Les textes qui ont enragé Lucien Bouchard

Une lecture fortement recommandée à ceux qui voudraient approfondir les raisons de l’attaque injustifiée de la plupart des membres de l’Assemblée Nationale contre Yves Michaud en décembre 2000. On se souviendra que cet homme de parole, patriote et humaniste voulait l’investiture comme candidat du Parti Québécois à une élection partielle et qu’il dérangeait certains notables… / Jean-Luc Dion
LE CONGRÈS DU MIROIR / EXTRAITS (2) / Pages 24 - 33
Après m’être accordé un moment de réflexion à la suite du congrès du Parti Québécois en 1996, après être allé au fond des choses et avoir analysé sereinement le discours de clôture du président, j’en arrive à la conclusion que ce n’est pas le parti qui doit changer mais M. Bouchard lui-même, dans la forme et le fond de ses relations personnelles avec les militants qui l’ont couronné chef, il y a à peine un an.
J’ai voté la confiance au président du parti lors du congrès, nonobstant nos divergences sur la cadence des réformes urgentes de la loi 101 et de la loi 86. J’ai voté la confiance parce que je crois encore que le temps venu, M. Bouchard peut amener une majorité de Québécois à voter en faveur de la prise en main de leurs affaires, ce qui s’appelle tout bonnement la souveraineté.
Mais M. Bouchard, si charismatique, si messianique soit-il, ne pourra pas faire cela tout seul. Un excellent cavalier sans monture ne va pas très loin, et comme dit la chanson, la marche à pied, ça risque d’user les chaussures énormément. La monture de M. Bouchard, c’est le Parti Québécois, un pur-sang rétif, fringant, nerveux, difficile à monter, réfractaire au fouet, mais capable de remporter toutes les courses à obstacles s’il se sent aimé et apprécié de son maître.
Le Parti Québécois, c’est des dizaines de milliers de militants qui font à longueur d’année du porte à porte dans les rues sales et transversales de Montréal, dans les villes et les villages du Québec, qui entretiennent la flamme, alimentent l’espoir, en plus de servir de pompes à fric lors des campagnes de financement.

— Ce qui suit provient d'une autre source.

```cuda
int pixo_b200_jpeg_encode_dev(pixo_b200_ctx *ctx, const uint8_t *d_pixels, size_t pixel_stride,
                              uint32_t n_images, uint32_t width, uint32_t height,
                              uint32_t color_type, uint32_t quality, uint32_t subsampling,
                              uint8_t *d_scan, size_t scan_cap_each, uint64_t *d_scan_len,
                              uint32_t *d_overflow)
{
    if (!ctx) return set_error(nullptr, PIXO_B200_ERR_INVALID_ARGUMENT, "ctx is null");
    PIXO_TRY(validate_options(ctx, quality, 0));
    PIXO_TRY(validate_jpeg(ctx, width, height, color_type, subsampling));
    if (!d_pixels || !d_scan || !d_scan_len || !d_overflow)
        return set_error(ctx, PIXO_B200_ERR_INVALID_ARGUMENT, "null buffer");
    if (n_images == 0) return 0;
    if (n_images > 65535) return set_error(ctx, PIXO_B200_ERR_INVALID_ARGUMENT, "at most 65535 frames per call");
    if (scan_cap_each % 4 || (reinterpret_cast<uintptr_t>(d_scan) & 15))
        return set_error(ctx, PIXO_B200_ERR_INVALID_ARGUMENT, "scan buffer must be 16-byte aligned, capacity multiple of 4");
    const FrameGeometry g = make_geometry(width, height, color_type, subsampling);
    float lum[64], chr[64];
    quant_tables((int)quality, nullptr, nullptr, lum, chr);
    const CoefLayout L(g);
    PIXO_CUDA(ctx, cudaSetDevice(ctx->device));
    PIXO_TRY(ensure_dev(ctx, ctx->d_coef, (size_t)n_images * L.each));
    PIXO_TRY(ensure_dev(ctx, ctx->d_ent, entropy_scratch_bytes(n_images, g, 0)));
    void *c = ctx->d_coef.ptr;
    const CoefExtents ec = L.extents(c);
    PIXO_TRY(launch_jpeg_transform(ctx, d_pixels, pixel_stride, n_images, width, height, color_type, subsampling,
                                   lum, chr, L.y(c), L.stride(), g.has_chroma ? L.cb(c) : nullptr,
                                   g.has_chroma ? L.cr(c) : nullptr, L.stride(), 0, &ec));
    HuffTables t;
    huff_standard(t);
    uint64_t *len_src = nullptr;
    uint32_t *ovf_src = nullptr;
    PIXO_TRY(launch_jpeg_entropy(ctx, L.y(c), L.stride(), L.cb(c), L.cr(c), L.stride(), n_images, g, t, 0, true, &ec,
                                 reinterpret_cast<uint8_t *>(ctx->d_ent.ptr), d_scan, scan_cap_each,
                                 &len_src, &ovf_src));
    PIXO_CUDA(ctx, cudaMemcpyAsync(d_scan_len, len_src, (size_t)n_images * 8, cudaMemcpyDeviceToDevice, ctx->stream));
    PIXO_CUDA(ctx, cudaMemcpyAsync(d_overflow, ovf_src, (size_t)n_images * 4, cudaMemcpyDeviceToDevice, ctx->stream));
    return 0;
}

static int check_range(pixo_b200_ctx *ctx, const int16_t *y, const int16_t *cb, const int16_t *cr,
                       const FrameGeometry &g, uint32_t restart_interval, const int32_t *seed)
{
    if (!coefficients_in_range(y, g.ny, restart_interval, g.y_per_mcu, seed ? seed[0] : 0) ||
        (g.has_chroma && (!coefficients_in_range(cb, g.nc, restart_interval, 1, seed ? seed[1] : 0) ||
                          !coefficients_in_range(cr, g.nc, restart_interval, 1, seed ? seed[2] : 0))))
        return set_error(ctx, PIXO_B200_ERR_INVALID_ARGUMENT, "%s", kOutOfRange);
    return 0;
}

static int check_coef_alignment(pixo_b200_ctx *ctx, const int16_t *d_y, const int16_t *d_cb, const int16_t *d_cr,
                                bool has_chroma)
{
    auto mis = [](const int16_t *p) { return (reinterpret_cast<uintptr_t>(p) & 15) != 0; };
    if (mis(d_y) || (has_chroma && (mis(d_cb) || mis(d_cr))))
        return set_error(ctx, PIXO_B200_ERR_INVALID_ARGUMENT, "coefficient arrays must be 16-byte aligned");
    return 0;
}

int pixo_b200_jpeg_entropy_encode(pixo_b200_ctx *ctx, const int16_t *y, const int16_t *cb,
                                  const int16_t *cr, uint32_t width, uint32_t height,
                                  uint32_t color_type, uint32_t quality, uint32_t subsampling,
                                  uint32_t restart_interval, uint32_t optimize_huffman,
                                  uint8_t *out, size_t out_cap, size_t *out_len)
{
    PIXO_TRY(validate_options(ctx, quality, restart_interval));
    PIXO_TRY(validate_jpeg(ctx, width, height, color_type, subsampling));
    if (!y || !out || !out_len || (color_type != PIXO_B200_GRAY && (!cb || !cr)))
        return set_error(ctx, PIXO_B200_ERR_INVALID_ARGUMENT, "null buffer");
    const FrameGeometry g = make_geometry(width, height, color_type, subsampling);
    PIXO_TRY(check_range(ctx, y, cb, cr, g, restart_interval, nullptr));
    if (out_cap < 1024 + 2)
        return set_error(ctx, PIXO_B200_ERR_OUTPUT_TOO_SMALL, "output capacity %zu too small", out_cap);
    uint64_t hist[536];
    if (optimize_huffman) host_histogram(y, cb, cr, g, restart_interval, hist);
    HuffTables t;
    tables_from(optimize_huffman ? hist : nullptr, g.has_chroma, t);
    uint8_t lum_zz[64], chr_zz[64];
    quant_tables((int)quality, lum_zz, chr_zz, nullptr, nullptr);
    const size_t hdr = write_headers(out, g, lum_zz, chr_zz, t, restart_interval);
    int threads = ctx ? ctx->host_threads : (int)std::thread::hardware_concurrency();
    const size_t body = entropy_encode_scan(y, cb, cr, g, t, restart_interval, false, out + hdr, out_cap - hdr - 2,
                                            threads < 1 ? 1 : threads);
    return finish_frame(ctx, out, out_cap, hdr, body, out_len);
}

int pixo_b200_jpeg_entropy_encode_dev(pixo_b200_ctx *ctx, const int16_t *d_y, const int16_t *d_cb,
                                      const int16_t *d_cr, uint32_t width, uint32_t height,
                                      uint32_t color_type, uint32_t quality, uint32_t subsampling,
                                      uint32_t restart_interval, uint32_t optimize_huffman,
                                      uint8_t *out, size_t out_cap, size_t *out_len)
{
    if (!ctx) return set_error(nullptr, PIXO_B200_ERR_INVALID_ARGUMENT, "ctx is null");
    PIXO_TRY(validate_options(ctx, quality, restart_interval));
    PIXO_TRY(validate_jpeg(ctx, width, height, color_type, subsampling));
    if (!d_y || !out || !out_len || (color_type != PIXO_B200_GRAY && (!d_cb || !d_cr)))
        return set_error(ctx, PIXO_B200_ERR_INVALID_ARGUMENT, "null buffer");
    if (out_cap < 1024 + 2)
        return set_error(ctx, PIXO_B200_ERR_OUTPUT_TOO_SMALL, "output capacity %zu too small", out_cap);
    const FrameGeometry g = make_geometry(width, height, color_type, subsampling);
    PIXO_TRY(check_coef_alignment(ctx, d_y, d_cb, d_cr, g.has_chroma));
    uint8_t lum_zz[64], chr_zz[64];
    quant_tables((int)quality, lum_zz, chr_zz, nullptr, nullptr);
    PIXO_CUDA(ctx, cudaSetDevice(ctx->device));
    uint64_t *h_hist = nullptr;
    if (optimize_huffman) {
        PIXO_TRY(ensure_dev(ctx, ctx->d_misc, kHistWords * sizeof(uint64_t) + 256));
        PIXO_TRY(ensure_pinned(ctx, ctx->h_misc, kHistWords * sizeof(uint64_t) + 256));
        auto *d_hist = reinterpret_cast<uint64_t *>(ctx->d_misc.ptr);
        h_hist = reinterpret_cast<uint64_t *>(ctx->h_misc.ptr);
        PIXO_TRY(launch_jpeg_histogram(ctx, d_y, 0, d_cb, d_cr, 0, 1, g.ny, g.nc, g.y_per_mcu, restart_interval,
                                       false, nullptr, d_hist));
        PIXO_CUDA(ctx, cudaMemcpyAsync(h_hist, d_hist, kHistWords * sizeof(uint64_t), cudaMemcpyDeviceToHost, ctx->stream));
        PIXO_CUDA(ctx, cudaStreamSynchronize(ctx->stream));
    }
    HuffTables t;
    tables_from(h_hist, g.has_chroma, t);
    const size_t hdr = write_headers(out, g, lum_zz, chr_zz, t, restart_interval);
    const size_t raw = (size_t)width * height * (color_type == PIXO_B200_GRAY ? 1 : 3);
// ... 458 lines not shown
```

### pixo_b200/csrc/common.cuh

```cuda
#pragma once

#include <cuda_runtime.h>
#include <stdint.h>
#include <stdio.h>

#include <atomic>
#include <condition_variable>
#include <functional>
#include <mutex>
#include <string>
#include <thread>
#include <unordered_map>
#include <vector>

#include "../../include/pixo_b200.h"

namespace pixo {

constexpr int kHistWords = 536;

__host__ __device__ constexpr int zz_nat(int i)
{
    constexpr int t[64] = {0,  1,  8,  16, 9,  2,  3,  10, 17, 24, 32, 25, 18, 11, 4,  5,
                           12, 19, 26, 33, 40, 48, 41, 34, 27, 20, 13, 6,  7,  14, 21, 28,
// ... 63 lines not shown
    size_t stage_cap = 0;
    uint64_t *d_len = nullptr;
    std::vector<uint64_t> len;
};

}

struct pixo_b200_ctx {
    int device = 0;
    cudaStream_t own_stream = nullptr;
    cudaStream_t stream = nullptr;
    cudaStream_t copy_stream = nullptr;
    cudaStream_t d2h_stream = nullptr;
    int sm_count = 0;
    int host_threads = 0;
    uint64_t launches = 0;
    uint64_t host_fallbacks = 0;
    size_t scan_cap_override = 0;
    bool gpu_retry = true;
    std::string err;
    pixo::Scratch d_in, d_y, d_cb, d_cr, d_misc, d_out, d_ent, d_coef, d_retry, d_raw;
    pixo::Scratch d_red, d_red_idx, d_red_img;
    pixo::Scratch d_quant, d_quant_img;
    pixo::Scratch d_trellis, h_trellis;
    pixo::Scratch d_prog, d_prog_raw, d_prog_out, h_prog;
    pixo::Scratch h_in, h_out, h_misc, h_red, h_quant;
    std::vector<cudaEvent_t> events;
    std::vector<cudaEvent_t> stage_events;
    pixo::HostPool *pool = nullptr;
    std::unordered_map<const void *, pixo::SegPlan> bands;
};

namespace pixo {

int set_error(pixo_b200_ctx *ctx, int code, const char *fmt, ...);
int cuda_fail(pixo_b200_ctx *ctx, cudaError_t e, const char *what);
int ensure_dev(pixo_b200_ctx *ctx, Scratch &s, size_t bytes);
int ensure_pinned(pixo_b200_ctx *ctx, Scratch &s, size_t bytes);

#define PIXO_CUDA(ctx, call)                                            \
    do {                                                                \
        cudaError_t e__ = (call);                                       \
        if (e__ != cudaSuccess) return ::pixo::cuda_fail(ctx, e__, #call); \
    } while (0)

#define PIXO_TRY(expr)                 \
    do {                               \
        int rc__ = (expr);             \
        if (rc__ != 0) return rc__;    \
    } while (0)

int launch_jpeg_transform(pixo_b200_ctx *ctx, const uint8_t *d_pixels, size_t pixel_stride,
                          uint32_t n_images, uint32_t w, uint32_t h, uint32_t color_type,
                          uint32_t subsampling, const float *lum_q, const float *chr_q,
                          int16_t *d_y, size_t y_stride, int16_t *d_cb, int16_t *d_cr,
                          size_t c_stride, uint32_t flags, const CoefExtents *ext = nullptr);
int launch_jpeg_transform_dct(pixo_b200_ctx *ctx, const uint8_t *d_pixels, size_t pixel_stride, uint32_t n_images,
                              uint32_t w, uint32_t h, uint32_t color_type, uint32_t subsampling,
                              const float *lum_q, const float *chr_q, float *d_y, size_t y_stride, float *d_cb,
                              float *d_cr, size_t c_stride);
int launch_trellis(pixo_b200_ctx *ctx, const float *d_src, size_t src_stride, int16_t *d_dst, size_t dst_stride,
                   uint64_t nb, uint32_t n_frames, const float q[64], float lambda, bool zigzag, uint32_t *d_status);
int launch_jpeg_histogram(pixo_b200_ctx *ctx, const int16_t *d_y, size_t y_stride,
                          const int16_t *d_cb, const int16_t *d_cr, size_t c_stride,
                          uint32_t n_images, size_t ny, size_t nc, uint32_t blocks_y_per_mcu,
                          uint32_t restart_interval, bool zigzag_in, const CoefExtents *ext, uint64_t *d_hist,
                          const int *dc_seed = nullptr);
int launch_png_filter_rows(pixo_b200_ctx *ctx, const uint8_t *d_data, size_t in_stride, uint32_t n_images,
                           uint32_t width, uint32_t height, size_t row_bytes, uint32_t bpp, uint32_t strategy,
                           uint8_t *d_out, size_t out_stride, uint32_t *d_adler, const uint8_t *d_above,
                           uint32_t rule_height);
int launch_adler32(pixo_b200_ctx *ctx, const uint8_t *d_data, size_t len, uint32_t *d_out);
int png_reduce_filter(pixo_b200_ctx *ctx, const uint8_t *d_data, size_t in_stride, uint32_t n_images,
                      uint32_t width, uint32_t height, uint32_t color_type, uint32_t strategy_and_flags,
                      pixo_b200_png_reduced *info, uint8_t *d_out, size_t out_stride, uint32_t *d_adler);
int png_quantize_filter(pixo_b200_ctx *ctx, const uint8_t *d_data, size_t in_stride, uint32_t n_images,
                        uint32_t width, uint32_t height, uint32_t color_type, uint32_t strategy_and_flags,
                        uint32_t max_colors, const uint8_t *palettes, const uint32_t *palette_lens,
                        pixo_b200_png_reduced *info, uint8_t *d_out, size_t out_stride, uint32_t *d_adler);
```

On ne changera pas la nature profonde du PQ. Il est né comme ça, avec son pedigree, son code génétique, sa culture, sa tradition et son histoire. Profondément enraciné dans les masses populaires dont il se fait l’écho, rouspéteur, parfois revendicateur jusqu’à l’agacement, il n’en est pas moins un formidable cheval de course, toujours prêt à répondre à l’appel du clairon et à prendre rapidement la première position sur la piste, mais il ne marchera jamais à la trique et au fouet. Lui aussi, comme son maître, a besoin d’amour; il a besoin qu’on lui caresse quelquefois le col avec affection, de sorte qu’il ne se sente pas uniquement une bête de somme ou un cheval de trait corvéable à merci, utilisé sans ménagement à tous les labours ingrats. Lucien Bouchard aurait intérêt à s’ajuster à sa monture. Il doit comprendre qu’une aussi belle bête, d’aussi belle race, risque parfois de ruer dans les brancards, d’être réfractaire à des appels à la discipline qui sentent le roussi de nos anciens collèges où des pères fouettards étaient commis à la surveillance des élèves turbulents.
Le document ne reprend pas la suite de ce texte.